To invoke a method on the component, load X with the method ID (0, 2, ..., 2N-2
for an interface with N methods), then JSL to THIS-1.  Let's call this address
CALLTHIS.  At CALLTHIS, there **must** be an opcode byte for JML.

Thus, the instance data for the component itself must bounce the call to the
appropriate interface implementation.

So, we have a data structure layout like so:


     Direct Page

CALLTHIS | (JML)  |
         +--------+                 Component
    THIS | THIS L | .
         +--------+  |             +--------+
         | THIS M |  |-----------> | (JML)  | +0
         +--------+  |             +--------+                  Class Implementation
         | THIS H | "              | IMPL L | +1  .
                                   +--------+      |             +-------------+
                                   | IMPL M | +2   |-----------> | JMP (*+3,X) |
                                   +--------+      |             +-------------+
                                   | IMPL H | +3  "              | my_queryIf  |---->
                                   +--------+                    +-------------+
                                   |  ....  | +4                 | my_addRef   |---->
                                                                 +-------------+
                                                                 | my_release  |---->


NOTE: Both the class implementation and the application need to agree on which
direct page address corresponds to THIS.  Otherwise, the class implementation
cannot find the instance data for the interface invoked!

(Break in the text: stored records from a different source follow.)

constexpr int OLA_MAX = 5;
template <typename FT>
__device__ __forceinline__ float ola_sample_unrolled(const FT* __restrict__ fr, int q, int F, const Geo& g,
                                                     const double* __restrict__ win2) {
    if (q < g.woff) return 0.f;
    int ilo = q - g.woff - g.win + 1;
    ilo = ilo <= 0 ? 0 : (ilo + g.hop - 1) / g.hop;
    int ihi = (q - g.woff) / g.hop;
    if (ihi > F - 1) ihi = F - 1;
    double fv[OLA_MAX], wv[OLA_MAX];
#pragma unroll
    for (int k = 0; k < OLA_MAX; ++k) {
        const int i = ilo + k;
        const int o = q - i * g.hop;
        const bool ok = i <= ihi;
        fv[k] = ok ? fval(fr[(int64_t)i * g.winp + (o - g.fb)]) : 0.0;
        wv[k] = ok ? win2[o] : 0.0;
    }
    float y = 0.f, wss = 0.f;
#pragma unroll
    for (int k = 0; k < OLA_MAX; ++k) {
        y = (float)((double)y + fv[k]);
        wss = (float)((double)wss + wv[k]);
    }
    return wss > 1.17549435e-38f ? y / wss : y;
}

struct MagArgs {
    int mode;
    const float* spec;
    int n_in, Fmax;
    const int* F;
    const double* pinv;
    spec_t* S;
    float min_db, ref_db, power, max_norm;
    int signal_norm, symmetric, clip;
};

__device__ __forceinline__ float denorm_db(float x, const MagArgs& a) {
    float d = x;
    if (a.signal_norm) {
        if (a.symmetric) {
            if (a.clip) d = fminf(fmaxf(d, -a.max_norm), a.max_norm);
            d = ((d + a.max_norm) * -a.min_db / (2.f * a.max_norm)) + a.min_db;
        } else {
            if (a.clip) d = fminf(fmaxf(d, 0.f), a.max_norm);
            d = (d * -a.min_db / a.max_norm) + a.min_db;
        }
    }
    return (d + a.ref_db) * 0.05f;
}
__device__ __forceinline__ float denorm_to_amp(float x, const MagArgs& a) { return powf(10.f, denorm_db(x, a)); }
__device__ __forceinline__ float amp_of_db(float x, const MagArgs& a) { return exp10f(denorm_db(x, a)); }

constexpr int LIN_PER = 16;
__global__ __launch_bounds__(256) void gl_linear_magnitude_kernel(const MagArgs a) {
    const int b = blockIdx.y;
    const int64_t n = (int64_t)a.F[b] * NB;
// ... 598 lines not shown
        }
        if (lane == 0) {
            const int f = base + rank;
            sh[0] = f;
            sh[1] = f - 4 >= base && f + 4 < base + cnt && f >= 5 && f <= Fb - 6;
            if (!__all(ok)) fail(2);
        }
    }
    __syncthreads();
    if (sh[2]) return;
    const int f = sh[0];
    const bool local = sh[1];
    constexpr int PN = NFFT / GL_THREADS;
    const spec_t* Sf = a.S + ((int64_t)b * a.Fmax + f) * NB;
    std::conditional_t<TWO, TwMix, TwRegs> twf;
    twf.load(a.c.tw);
    __shared__ __align__(16) double2 tw_pass[TWO ? TW_LDS : 1];
    if constexpr (TWO) TwMix::fill(tw_pass, a.c.tw);
    double2 tk[4];
    spec_t sk[4];
#pragma unroll
    for (int r = 0; r < 4; ++r) {
        tk[r] = a.c.tw[bin2l(r)];
        sk[r] = Sf[bin2l(r)];
    }
    auto tkf = [&](int r) { return tk[r]; };
    const double2 tnyq = !TWO && tid == 0 ? a.c.tw[NH] : double2{0.0, 0.0};
    const spec_t snyq = tid == 0 ? Sf[NH] : 0.f;
    const int N = g.hop * (Fb - 1);
    extern __shared__ __align__(16) float og[];
    const int og_zero = GL_SLOTS * g.winp;
    __shared__ int rlo[GL_SLOTS], rhi[GL_SLOTS], rpre[GL_SLOTS + 1];
    if (tid < GL_SLOTS) {
        rlo[tid] = 0x7FFFFFFF;
        rhi[tid] = -1;
    }
    if (tid < 2) og[og_zero + tid] = 0.f;
    __syncthreads();
    double wi[PN];
    constexpr int OP = (OLA_MAX + 1) / 2;
    unsigned offp[PN][OP];
    float wssv[PN];
    if (og_zero > 0xFFFF) fail(6);
#pragma unroll
    for (int i = 0; i < PN; ++i) {
        const int n = edge_sample(tid, i);
        const bool sup = n >= g.woff && n < g.woff + g.win;
        wi[i] = sup ? a.c.win[n] : 0.0;
        const int q = reflect_idx(f * g.hop + n - NFFT / 2, N) + NFFT / 2;
        int ilo = q - g.woff - g.win + 1;
        ilo = ilo <= 0 ? 0 : (ilo + g.hop - 1) / g.hop;
        int ihi = (q - g.woff) / g.hop;
        if (ihi > Fb - 1) ihi = Fb - 1;
        const bool any = sup && q >= g.woff;
        float wss = 0.f;
#pragma unroll
        for (int k = 0; k < OP; ++k) offp[i][k] = 0u;
#pragma unroll
        for (int k = 0; k < OLA_MAX; ++k) {
            const int fi = ilo + k;
            const int o = q - fi * g.hop;
            const bool ok = any && fi <= ihi;
            const int sl = fi - f + GL_DMAX, gg = o - g.fb;
            if (ok && (sl < 0 || sl >= GL_SLOTS)) fail(4);
            const bool in = ok && sl >= 0 && sl < GL_SLOTS;
            offp[i][k >> 1] |= (unsigned)(in ? sl * g.winp + gg : og_zero) << (16 * (k & 1));
            if (in) {
                atomicMin(&rlo[sl], gg);
                atomicMax(&rhi[sl], gg);
            }
            wss = (float)((double)wss + (ok ? a.c.win2[o] : 0.0));
        }
        wssv[i] = wss > 1.17549435e-38f ? wss : 1.0f;
    }
    __syncthreads();
    if (tid == 0) {
        int acc = 0;
        for (int sl = 0; sl < GL_SLOTS; ++sl) {
            rpre[sl] = acc;
            acc += rhi[sl] >= 0 ? (rhi[sl] - (rlo[sl] & ~1)) / 2 + 1 : 0;
        }
        rpre[GL_SLOTS] = acc;
        if (acc > GL_PAIRS * GL_THREADS) fail(5);
    }
    __syncthreads();
    unsigned gdst[GL_PAIRS];
#pragma unroll
    for (int m = 0; m < GL_PAIRS; ++m) {
        const int u = tid + m * GL_THREADS;
        gdst[m] = (unsigned)og_zero;
        if (u < rpre[GL_SLOTS]) {
            int sl = 0;
            while (u >= rpre[sl + 1]) ++sl;
            const int g0 = (rlo[sl] & ~1) + 2 * (u - rpre[sl]);
            gdst[m] = (unsigned)(sl * g.winp + g0) | (g0 >= rlo[sl] ? 1u << 30 : 0u) | (g0 + 1 <= rhi[sl] ? 1u << 31 : 0u);
        }
    }
    const int gbase = (f - GL_DMAX) * g.winp * 8;
    auto goff = [&](int m) {
        return (gdst[m] >> 30) ? gbase + (int)(gdst[m] & 0x3FFFFFFFu) * 8 : GL_OOB_OFF;
    };
    auto soff_of = [&](int t, int i) {
        const int e = edge_sample(t, i);
// ... 74 lines not shown
        GL_PHASE(3)
        fft2l_inv(v, buf1, twf);
        GL_PHASE(4)
        if (b == 0 && f == p.drop_f) return;
        const unsigned nt = tag0 | (unsigned)(it + 1);
        const auto rD = buf_rsrc(dst, (unsigned)g.winp * 8);
#pragma unroll
        for (int r = 0; r < PN / 2; ++r) {
            const u32x4 gv = u32x4{__float_as_uint((float)(wi[2 * r] * (v[r].x * (1.0 / NH)))), nt,
                                   __float_as_uint((float)(wi[2 * r + 1] * (v[r].y * (1.0 / NH)))), nt};
            const int e = edge_sample(TWO ? tid_opaque() : tid, 2 * r);
            const int off = e + 1 >= g.woff && e < g.woff + g.win ? (e - g.fb) * 8 : GL_OOB_OFF;
            if (local) __builtin_amdgcn_raw_buffer_store_b128(gv, rD, off, 0, 0);
            else __builtin_amdgcn_raw_buffer_store_b128(gv, rD, off, 0, 0x10);
        }
        GL_PHASE(5)
    }
#undef GL_PHASE
    if (timed)
        for (int k = 0; k < 6; ++k) p.prof[k] = ph[k];
}
__global__ __launch_bounds__(GL_THREADS) void gl_persistent_kernel(const PersArgs p) { gl_persistent_body<false>(p); }
__global__ __launch_bounds__(GL_THREADS) __attribute__((amdgpu_waves_per_eu(2, 2))) void gl_persistent2_kernel(
    const PersArgs p) {
    gl_persistent_body<true>(p);
}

This method is slow, as the table illustrates.  However, compared to every
other approach for polymorphism on the 65816 platform, this is one of the
fastest methods of dispatch that is compatible with the entire 16MB address
space and set of native-mode capabilities.

| Instruction  | Cycles |
|:-------------|:------:|
| LDX #$nnnn   |  3     |
| JSL CALLTHIS |  8     |
| JML instance |  4     |
| JML vtable   |  4     |
| JMP (x,X)    |  6     |
| RTL          |  6     |
|--------------|--------|
| TOTAL        | 31     |

For functional programming, things are actually a *little* bit faster.  This is
because the component indirection can be skipped entirely.  Since "rich
pointers" consist of both a record pointer _and_ an interface pointer (which
the compiler always keeps in sync), we skip the component all-together.

         | (JML)  |
         +--------+
         | VTAB L | .
         +--------+  |                            +-------------+
         | VTAB M |  |--------------------------> | JMP (*+3,X) |
         +--------+  |                            +-------------+
         | VTAB H | "                             | func_1      |
         +--------+                               +-------------+
         | DATA L | .                             | func_2      |
         +--------+  |       +------------+       +-------------+
         | DATA M |  |-----> | ...data... |       | func_3      |
         +--------+  |       |            |       +-------------+
         | DATA H | "        +------------+       | ...         |
         +--------+
         | $00    |

With this mechanism, you need only store the v-table pointer in an absolute
location for easy JSL-ing.  The data pointer can remain anywhere else
convenient, as long as the function called and the caller agree on where to
find the instance data pointer.  In the example above, I co-locate the
pointers in direct page, but this is not strictly necessary.

OK, I gotta go.  Run with this if y'all want; I only ask that you kindly give me credit if you decide to use it.